The U.S. Small Business Administration guarantees the value of loans made by banks to small businesses that fall just shy of qualifying for conventional loans. These guarantees allow banks to absorb more risk and thus to make loans to a much larger number of small businesses than they would otherwise be able to. While SBA-backed loans constitute only about 8 percent of overall small business lending, they account for 40 percent of long-term loans and thereby provide a critically important source of patient capital for growing small businesses.

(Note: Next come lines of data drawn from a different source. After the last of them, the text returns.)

+constexpr int bn_fin(bool seq) { return seq ? 64 : 4; }
+template <bool SEQ>
+__global__ __launch_bounds__(256) void bn_finalize_stats_kernel(const double* __restrict__ part, BnFold f, int use_running) {
+    const int c0 = blockIdx.x * bn_fin(SEQ);
     if (use_running) {
-        if (lane == 0) {
-            mean_invstd[c] = running_mean[c];
-            mean_invstd[C + c] = (float)(1.0 / sqrt((double)running_var[c] + (double)eps));
+        const int c = c0 + threadIdx.x;
+        if (threadIdx.x < bn_fin(SEQ) && c < f.C) {
+            f.mean_invstd[c] = f.running_mean[c];
+            f.mean_invstd[f.C + c] = (float)(1.0 / sqrt((double)f.running_var[c] + (double)f.eps));
         }
         return;
     }
-    double s0 = part[((size_t)c * NPART + lane) * 2 + 0];
-    double s1 = part[((size_t)c * NPART + lane) * 2 + 1];
-    s0 = wave_sum_d(s0);
-    s1 = wave_sum_d(s1);
-    if (lane == 0) {
-        const double mean = s0 / count;
-        double var = s1 / count - mean * mean;
-        if (var < 0.0) var = 0.0;
-        mean_invstd[c] = (float)mean;
-        mean_invstd[C + c] = (float)(1.0 / sqrt(var + (double)eps));
-        if (running_mean) {
-            const double unb = count > 1.0 ? var * count / (count - 1.0) : var;
-            running_mean[c] = (float)((1.0 - momentum) * running_mean[c] + momentum * mean);
-            running_var[c] = (float)((1.0 - momentum) * running_var[c] + momentum * unb);
-        }
-    }
-}
-
-__global__ __launch_bounds__(64) void bn_finalize_bwd_kernel(const double* __restrict__ part, int C, double count,
-                                                             float* __restrict__ dgamma, float* __restrict__ dbeta,
-                                                             float* __restrict__ coef) {
-    const int c = blockIdx.x, lane = threadIdx.x;
-    double s0 = part[((size_t)c * NPART + lane) * 2 + 0];
-    double s1 = part[((size_t)c * NPART + lane) * 2 + 1];
-    s0 = wave_sum_d(s0);
-    s1 = wave_sum_d(s1);
-    if (lane == 0) {
-        dbeta[c] = (float)s0;
-        dgamma[c] = (float)s1;
-        coef[c] = (float)(s0 / count);
-        coef[C + c] = (float)(s1 / count);
-    }
+    bn_combine<0, SEQ>(part, f, c0, min(bn_fin(SEQ), f.C - c0));
+}
+
+template <bool SEQ>
+__global__ __launch_bounds__(256) void bn_finalize_bwd_kernel(const double* __restrict__ part, BnFold f) {
+    const int c0 = blockIdx.x * bn_fin(SEQ);
+    bn_combine<1, SEQ>(part, f, c0, min(bn_fin(SEQ), f.C - c0));
 }
 
 __global__ __launch_bounds__(256) void bn2d_apply_kernel(const float* __restrict__ x,
@@ -362,10 +448,11 @@
 __global__ __launch_bounds__(256) void bn1d_reduce_vec_kernel(const f32x4* __restrict__ xa, const f32x4* __restrict__ xb,
                                                               const f32x4* __restrict__ dy,
                                                               const float* __restrict__ mean_invstd, int rows, int F,
-                                                              double* __restrict__ part) {
+                                                              double* __restrict__ part, BnFold fold) {
     const int p = blockIdx.x, tid = threadIdx.x;
     const int F4 = F >> 2;
-    const int cq = blockIdx.y * 64 + (tid & 63), ry = tid >> 6;
+    const int lq = tid & 15, ry = tid >> 4;
+    const int cq = blockIdx.y * 16 + lq;
     f32x4 mu = {0.f, 0.f, 0.f, 0.f}, is = mu;
     if (MODE == 1 && cq < F4) {
         mu = *reinterpret_cast<const f32x4*>(mean_invstd + 4 * cq);
@@ -373,34 +460,44 @@
     }
     f32x4 s0 = {0.f, 0.f, 0.f, 0.f}, s1 = s0;
     if (cq < F4) {
-        for (int r = p * 4 + ry; r < rows; r += NPART * 4) {
-            const size_t o = (size_t)r * F4 + cq;
-            f32x4 v = xa[o];
-            if (xb) v += xb[o];
-            if (MODE == 0) {
-                s0 += v;
-                s1 += v * v;
-            } else {
-                const f32x4 g = dy[o];
-                s0 += g;
-                s1 += g * (v - mu) * is;
+        for (int r0 = p * 16 + ry; r0 < rows; r0 += 4 * NPART * 16) {
+            f32x4 v[4], g[4];
+#pragma unroll
+            for (int u = 0; u < 4; ++u) {
+                const int r = r0 + u * NPART * 16;
+                if (r < rows) {
+                    const size_t o = (size_t)r * F4 + cq;
+                    v[u] = xa[o];
+                    if (xb) v[u] += xb[o];
+                    if (MODE == 1) g[u] = dy[o];
+                }
             }
-        }
-    }
-    __shared__ f32x4 sm[4][64][2];
-    sm[ry][tid & 63][0] = s0;
-    sm[ry][tid & 63][1] = s1;
+#pragma unroll
+            for (int u = 0; u < 4; ++u) {
+                if (r0 + u * NPART * 16 < rows) {
+                    if (MODE == 0) {
+                        s0 += v[u];
+                        s1 += v[u] * v[u];
+                    } else {
+                        s0 += g[u];
+                        s1 += g[u] * (v[u] - mu) * is;
+                    }
+                }
+            }
+        }
+    }
+    __shared__ f32x4 sm[16][16][2];
+    sm[ry][lq][0] = s0;
+    sm[ry][lq][1] = s1;
     __syncthreads();
-    if (ry == 0 && cq < F4) {
-        const int l = tid & 63;
-#pragma unroll
-        for (int e = 0; e < 4; ++e) {
-            const double d0 = (double)sm[0][l][0][e] + (double)sm[1][l][0][e] + (double)sm[2][l][0][e] + (double)sm[3][l][0][e];
-            const double d1 = (double)sm[0][l][1][e] + (double)sm[1][l][1][e] + (double)sm[2][l][1][e] + (double)sm[3][l][1][e];
-            part[((size_t)(4 * cq + e) * NPART + p) * 2 + 0] = d0;
-            part[((size_t)(4 * cq + e) * NPART + p) * 2 + 1] = d1;
-        }
-    }
+    const int j = tid >> 1, s = tid & 1, col = blockIdx.y * 64 + j;
+    if (tid < 128 && col < F) {
+        double d = 0.0;
+#pragma unroll
+        for (int y = 0; y < 16; ++y) d += (double)reinterpret_cast<const float*>(&sm[y][j >> 2][s])[j & 3];
+        put_partial(part + ((size_t)p * F + col) * 2 + s, d);
+    }
+    bn_fold<MODE, true>(part, fold, blockIdx.y, blockIdx.y * 64, min(64, F - (int)blockIdx.y * 64));
 }
 
 __global__ __launch_bounds__(256) void bn1d_apply_vec_kernel(const f32x4* __restrict__ xa, const f32x4* __restrict__ xb,
@@ -449,6 +546,29 @@
     return (int)b;
 }
 
+int bn_slot(hipStream_t st, int groups) {
+    static std::mutex mu;
+    static hipStream_t owner[BN_SLOTS];
+    static int taken = 0;
+    if (groups > BN_GROUPS) return -1;
+    std::lock_guard<std::mutex> lock(mu);
+    for (int i = 0; i < taken; ++i)
+        if (owner[i] == st) return i;
+    if (taken == BN_SLOTS) return -1;
+    owner[taken] = st;
+    return taken++;
+}
+
+BnFold fold_stats(int slot, int C, double count, float eps, float momentum, float* running_mean, float* running_var,
+                  float* mean_invstd) {
+    return BnFold{slot, C, count, eps, momentum, running_mean, running_var, mean_invstd,
+                  nullptr, nullptr, nullptr};
+}
+
+BnFold fold_bwd(int slot, int C, double count, float* dgamma, float* dbeta, float* coef) {
+    return BnFold{slot, C, count, 0.f, 0.f, nullptr, nullptr, nullptr, dgamma, dbeta, coef};
+}
+
 }
 
 extern "C" size_t ds2_bn_ws_bytes(int C) { return (size_t)C * NPART * 2 * sizeof(double) + (size_t)C * 2 * sizeof(float); }
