# FanmingL/Recurrent-Offpolicy-RL

Hardware: AMD Instinct MI355X
Metric: env-steps/sec trained (higher is better)
Workload: dtype f32; 1 GPU; smamba_s32_c16_b2_nln SAC-REDQ update, B=64/GPU, T=1024, D=256 (configs[1]; N=8: configs[3]); row_length=1043, obs=17, act=6, critic=efc-8, global_rows=64, parallelism=dp1

## Files before the change

### include/resel_hip.h

```cpp
#ifndef RESEL_HIP_H
#define RESEL_HIP_H

#include <stddef.h>
#include <stdint.h>

#ifdef __cplusplus
extern "C" {
#endif

#define RESEL_OK 0
#define RESEL_EINVAL (-1)
#define RESEL_ELAUNCH (-2)

typedef void* resel_stream_t;

int resel_abi_version(void);
const char* resel_build_info(void);

enum {
    RESEL_PROF_SSCAN_FWD = 0, RESEL_PROF_SSCAN_BWD = 1, RESEL_PROF_ATTN_FWD = 2, RESEL_PROF_ATTN_DQ = 3, RESEL_PROF_ATTN_DKV = 4,
    RESEL_PROF_LINREC_REAL_FWD = 5, RESEL_PROF_LINREC_REAL_BWD = 6, RESEL_PROF_LINREC_COMPLEX_FWD = 7, RESEL_PROF_LINREC_COMPLEX_BWD = 8,
    RESEL_PROF_GRU_FWD = 9, RESEL_PROF_GRU_BWD = 10, RESEL_PROF_CONV_FWD = 11, RESEL_PROF_CONV_BWD = 12, RESEL_PROF_GEMM = 13,
    RESEL_PROF_SSCAN_FWD_LOCAL = 14, RESEL_PROF_SSCAN_BWD_LOCAL = 15,
    RESEL_PROF_NSLOTS = 16
};
int resel_profile_enable(int on);
int resel_profile_collect(int kernel_id, double* total_us, int* launches);

#define RESEL_SSCAN_CKPT 8
size_t resel_selective_scan_ckpt_bytes(int B, int L, int Di, int N);
size_t resel_selective_scan_fwd_workspace_bytes(int B, int L, int Di, int N, int time_segments);
int resel_selective_scan_fwd(const float* u, int64_t ld_u, const float* delta, int64_t ld_delta,
                             const float* z, int64_t ld_z, const float* A,
                             const float* Bm, int64_t ld_b, const float* Cm, int64_t ld_c,
                             const float* D, const float* delta_bias, const float* start,
                             float* out, int64_t ld_out, float* ckpt, float* last_state, void* workspace,
                             int B, int L, int Di, int N, int delta_softplus, int time_segments,
                             void* amax_out, unsigned amax_epoch, resel_stream_t stream);

size_t resel_selective_scan_bwd_workspace_bytes(int B, int L, int Di, int N, int time_segments);
int resel_selective_scan_bwd(const float* u, int64_t ld_u, const float* delta, int64_t ld_delta,
                             const float* z, int64_t ld_z, const float* A,
                             const float* Bm, int64_t ld_b, const float* Cm, int64_t ld_c,
                             const float* D, const float* delta_bias, const float* start,
                             const float* dout, int64_t ld_dout, const float* ckpt,
                             float* du, int64_t ld_du, float* ddelta, int64_t ld_ddelta, float* dz, int64_t ld_dz,
                             float* dBm, int64_t ld_db, float* dCm, int64_t ld_dc,
                             float* dA, float* dD, float* ddelta_bias, void* workspace,
                             int B, int L, int Di, int N, int delta_softplus, int time_segments,
                             void* amax_dz, void* amax_ddelta, unsigned amax_epoch, resel_stream_t stream);

int resel_causal_conv1d_fwd(const float* x, int64_t ld_x, const float* w, const float* bias, const float* mask,
                            float* y, int64_t ld_y, int B, int L, int Di, int K, int silu, void* amax_y, unsigned amax_epoch,
                            resel_stream_t stream);
size_t resel_causal_conv1d_bwd_workspace_bytes(int B, int L, int Di, int K);
int resel_causal_conv1d_bwd(const float* x, int64_t ld_x, const float* w, const float* bias, const float* mask,
                            const float* dy, int64_t ld_dy, float* dx, int64_t ld_dx, float* dw, float* dbias,
                            void* workspace, int B, int L, int Di, int K, int silu, void* amax_dx, unsigned amax_epoch,
                            resel_stream_t stream);
int resel_causal_conv1d_bwd2(const float* x, int64_t ld_x, const float* w, const float* bias, const float* mask,
                             const float* dy, int64_t ld_dy, const float* dy2, int64_t ld_dy2, float* dx, int64_t ld_dx,
                             float* dw, float* dbias, void* workspace, int B, int L, int Di, int K, int silu,
                             void* amax_dx, unsigned amax_epoch, resel_stream_t stream);

int resel_add_layernorm_fwd(const float* x, const float* residual, const float* w, const float* b,
                            float* y, float* res_out, float* stats, int M, int C, float eps, int rms, int act,
                            void* amax_y, unsigned amax_epoch, resel_stream_t stream);
size_t resel_add_layernorm_bwd_workspace_bytes(int M, int C);
int resel_add_layernorm_bwd(const float* dy, const float* dres_in, const float* res, const float* w, const float* b,
                            const float* stats, float* dx, float* dw, float* db, void* workspace,
                            int M, int C, int rms, int has_bias, int act, void* amax_dx, unsigned amax_epoch, resel_stream_t stream);

int resel_linrec_real_fwd(const float* v, const float* f, int64_t ld_u, const float* start, const float* h0, float* h,
                          int B, int L, int C, int fuse_act, void* amax_h, unsigned amax_epoch, resel_stream_t stream);
int resel_linrec_real_bwd(const float* v, const float* f, int64_t ld_u, const float* start, const float* h0, const float* h,
                          const float* dh, float* dv, float* df, int64_t ld_du, int B, int L, int C, int fuse_act,
                          void* amax_du, unsigned amax_epoch, resel_stream_t stream);
int resel_linrec_complex_fwd(const float* vr, const float* vi, int64_t ld_u, const float* lam_re, const float* lam_im,
                             const float* gamma, const float* start, const float* h0r, const float* h0i,
                             float* hr, float* hi, int B, int L, int C, void* amax_h, unsigned amax_epoch, resel_stream_t stream);
size_t resel_linrec_complex_bwd_workspace_bytes(int B, int L, int C);
int resel_linrec_complex_bwd(const float* vr, const float* vi, int64_t ld_u, const float* lam_re, const float* lam_im,
                             const float* gamma, const float* start, const float* h0r, const float* h0i,
// ... 184 lines not shown
```

### recurrent-offpolicy-rl_amd/csrc/resel_common.h

```cpp
#pragma once
#include <hip/hip_runtime.h>
#include <hip/hip_ext.h>
#include <stdint.h>
#include "../../include/resel_hip.h"

#define RESEL_LOG2E 1.4426950408889634f
#define RESEL_LN2 0.6931471805599453f

namespace resel {

typedef const float __attribute__((address_space(4)))* cfloat_p;
__device__ __forceinline__ cfloat_p as_uniform(const float* p) {
    return (cfloat_p)(uintptr_t)p;
}

__device__ __forceinline__ float fast_exp2(float x) { return __builtin_amdgcn_exp2f(x); }
__device__ __forceinline__ float fast_exp(float x) { return __builtin_amdgcn_exp2f(x * RESEL_LOG2E); }
__device__ __forceinline__ float fast_rcp(float x) { return __builtin_amdgcn_rcpf(x); }

__device__ __forceinline__ float sigmoidf_(float x) { return fast_rcp(1.0f + fast_exp(-x)); }
__device__ __forceinline__ float siluf_(float x) { return x * fast_rcp(1.0f + fast_exp(-x)); }
__device__ __forceinline__ float dsiluf_(float x) {
    float s = sigmoidf_(x);
    return s * (1.0f + x * (1.0f - s));
// ... 73 lines not shown
    (void)hipEventCreate(&b);
    hipExtLaunchKernelGGL(kernel, grid, block, lds, s, a, b, 0, args...);
    prof_push(slot, a, b);
}

#define RESEL_AMAX_SUBSLOTS 8
#define RESEL_AMAX_STRIDE 16
struct AmaxOut { unsigned long long* slot; unsigned epoch; };
__device__ __forceinline__ float amax4(float m, float4 v) {
    return fmaxf(fmaxf(m, fmaxf(__builtin_fabsf(v.x), __builtin_fabsf(v.y))), fmaxf(__builtin_fabsf(v.z), __builtin_fabsf(v.w)));
}
__device__ __forceinline__ void amax_publish_wave(float m, AmaxOut o) {
    if (o.slot == nullptr) return;
#pragma unroll
    for (int s = 32; s > 0; s >>= 1) m = fmaxf(m, __shfl_xor(m, s, 64));
    if (__lane_id() == 0) {
        unsigned long long* w = o.slot + RESEL_AMAX_STRIDE * ((blockIdx.x + blockIdx.y + blockIdx.z) & (RESEL_AMAX_SUBSLOTS - 1));
        const unsigned long long mine = ((unsigned long long)o.epoch << 32) | __float_as_uint(m);
        if (*(volatile unsigned long long*)w < mine) atomicMax(w, mine);
    }
}
__device__ __forceinline__ float amax_read(const float* handle) {
    const unsigned long long* h = reinterpret_cast<const unsigned long long*>(handle);
    const int j = __lane_id() & (RESEL_AMAX_SUBSLOTS - 1);
    unsigned long long v = h[RESEL_AMAX_STRIDE * j];
#pragma unroll
    for (int s = RESEL_AMAX_SUBSLOTS / 2; s > 0; s >>= 1) {
        const unsigned long long o = __shfl_xor(v, s, 64);
        v = o > v ? o : v;
    }
    return __uint_as_float((unsigned)(v & 0xffffffffu));
}

inline int launch_status() { return hipGetLastError() == hipSuccess ? RESEL_OK : RESEL_ELAUNCH; }
const unsigned long long* dropout_offset_base();
inline bool aligned16(const void* p) { return (reinterpret_cast<uintptr_t>(p) & 15u) == 0; }

}
```

### recurrent-offpolicy-rl_amd/csrc/selective_scan.hip

```cpp
#include "resel_common.h"
#include <hip/hip_ext.h>
#include <type_traits>
#include <vector>

namespace {
using namespace resel;

template <typename K, typename P>
void launch_maybe_timed(int slot, K kernel, dim3 grid, dim3 block, hipStream_t s, const P& p) {
    launch_timed(slot, kernel, grid, block, 0, s, p);
}
#ifdef SSCAN_STAMP
unsigned long long* g_stamps = nullptr;
#endif

constexpr int TILE_C = 64;
constexpr int CKS = RESEL_SSCAN_CKPT;
constexpr int SC = 16;
constexpr int SCH = 8;
static_assert(2 * CKS == SC && CKS == SCH, "a backward sub-chunk is two checkpoint intervals: each 8-step half starts from a stored state");

struct FwdParams {
    const float *u, *delta, *z, *A, *Bm, *Cm, *D, *delta_bias, *start;
    float *out, *ckpt, *last_state;
// ... 1035 lines not shown
                                        const float* Bm, int64_t ld_b, const float* Cm, int64_t ld_c,
                                        const float* D, const float* delta_bias, const float* start,
                                        float* out, int64_t ld_out, float* ckpt, float* last_state, void* workspace,
                                        int B, int L, int Di, int N, int delta_softplus, int time_segments,
                                        void* amax_out, unsigned amax_epoch, resel_stream_t stream) {
    if (!u || !delta || !A || !Bm || !Cm || !out || B <= 0 || L <= 0 || Di <= 0) return RESEL_EINVAL;
    if (amax_out && (reinterpret_cast<uintptr_t>(amax_out) & 7u)) return RESEL_EINVAL;
    if (Di % 4 != 0 || ld_u % 4 || ld_delta % 4 || ld_out % 4 || (z && ld_z % 4)) return RESEL_EINVAL;
    if (!aligned16(u) || !aligned16(delta) || !aligned16(out) || (z && !aligned16(z))) return RESEL_EINVAL;
    if ((D && !aligned16(D)) || (delta_bias && !aligned16(delta_bias))) return RESEL_EINVAL;
    FwdParams p{u, delta, z, A, Bm, Cm, D, delta_bias, start, out, ckpt, last_state,
                ld_u, ld_delta, ld_z, ld_b, ld_c, ld_out, B, L, Di, N, n_ckpt(L), delta_softplus & 3,
                (Di + TILE_C - 1) / TILE_C,
                (ld_b % 4 == 0 && ld_c % 4 == 0 && aligned16(Bm) && aligned16(Cm)) ? 1 : 0, (delta_softplus >> 2) & 1, 0, 1, nullptr, nullptr,
                AmaxOut{(unsigned long long*)amax_out, amax_epoch}};
#ifdef SSCAN_STAMP
    p.stamps = g_stamps;
#endif
    hipStream_t s = (hipStream_t)stream;
    switch (N) {
        case 4: return launch_fwd<1, 4, 32>(p, time_segments, workspace, s);
        case 8: return launch_fwd<2, 4, 32>(p, time_segments, workspace, s);
        case 16: return launch_fwd<4, 4, 32>(p, time_segments, workspace, s);
        case 32: return launch_fwd<8, 4, 32>(p, time_segments, workspace, s);
        case 64: return launch_fwd<8, 8, 32>(p, time_segments, workspace, s);
        default: return RESEL_EINVAL;
    }
}

extern "C" size_t resel_selective_scan_bwd_workspace_bytes(int B, int L, int Di, int N, int time_segments) {
    return bwd_ws(B, L, Di, N, time_segments).total;
}
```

The SBA’s flagship 7(a) lending program backs loans of up to $2 million that small businesses can use for working capital, equipment or expansion. The payback period is 7 to 25 years, a longer term than most standard bank loans. In normal times, the SBA guarantees up to 75 percent of the value of these loans. Under the American Recovery and Reinvestment Act adopted in February 2009, the SBA-guaranteed portion was temporarily increased to 90 percent in order to expand the availability of credit for small businesses during the financial crisis.

The SBA’s other major loan program is the 504 program, which helps small businesses buy the buildings they occupy or plan to occupy, thus stabilizing their costs and ensuring that they are not priced out of areas where property values and rents are rising rapidly. Under this program, the business owner typically makes a down payment of 10 percent, a bank provides a loan of 50 percent of the cost, using the building as collateral, and a Certified Development Company (CDC) covers the remaining 40 percent through a loan that is secured with a junior lean and fully backed by the SBA. A CDC is a nonprofit community development corporation.

In 2008, lenders made about $18 billion in 7(a) and 504 loans. In addition to these two major loan programs, the SBA also has a Microloan Program that backs small business loans of up to $35,000.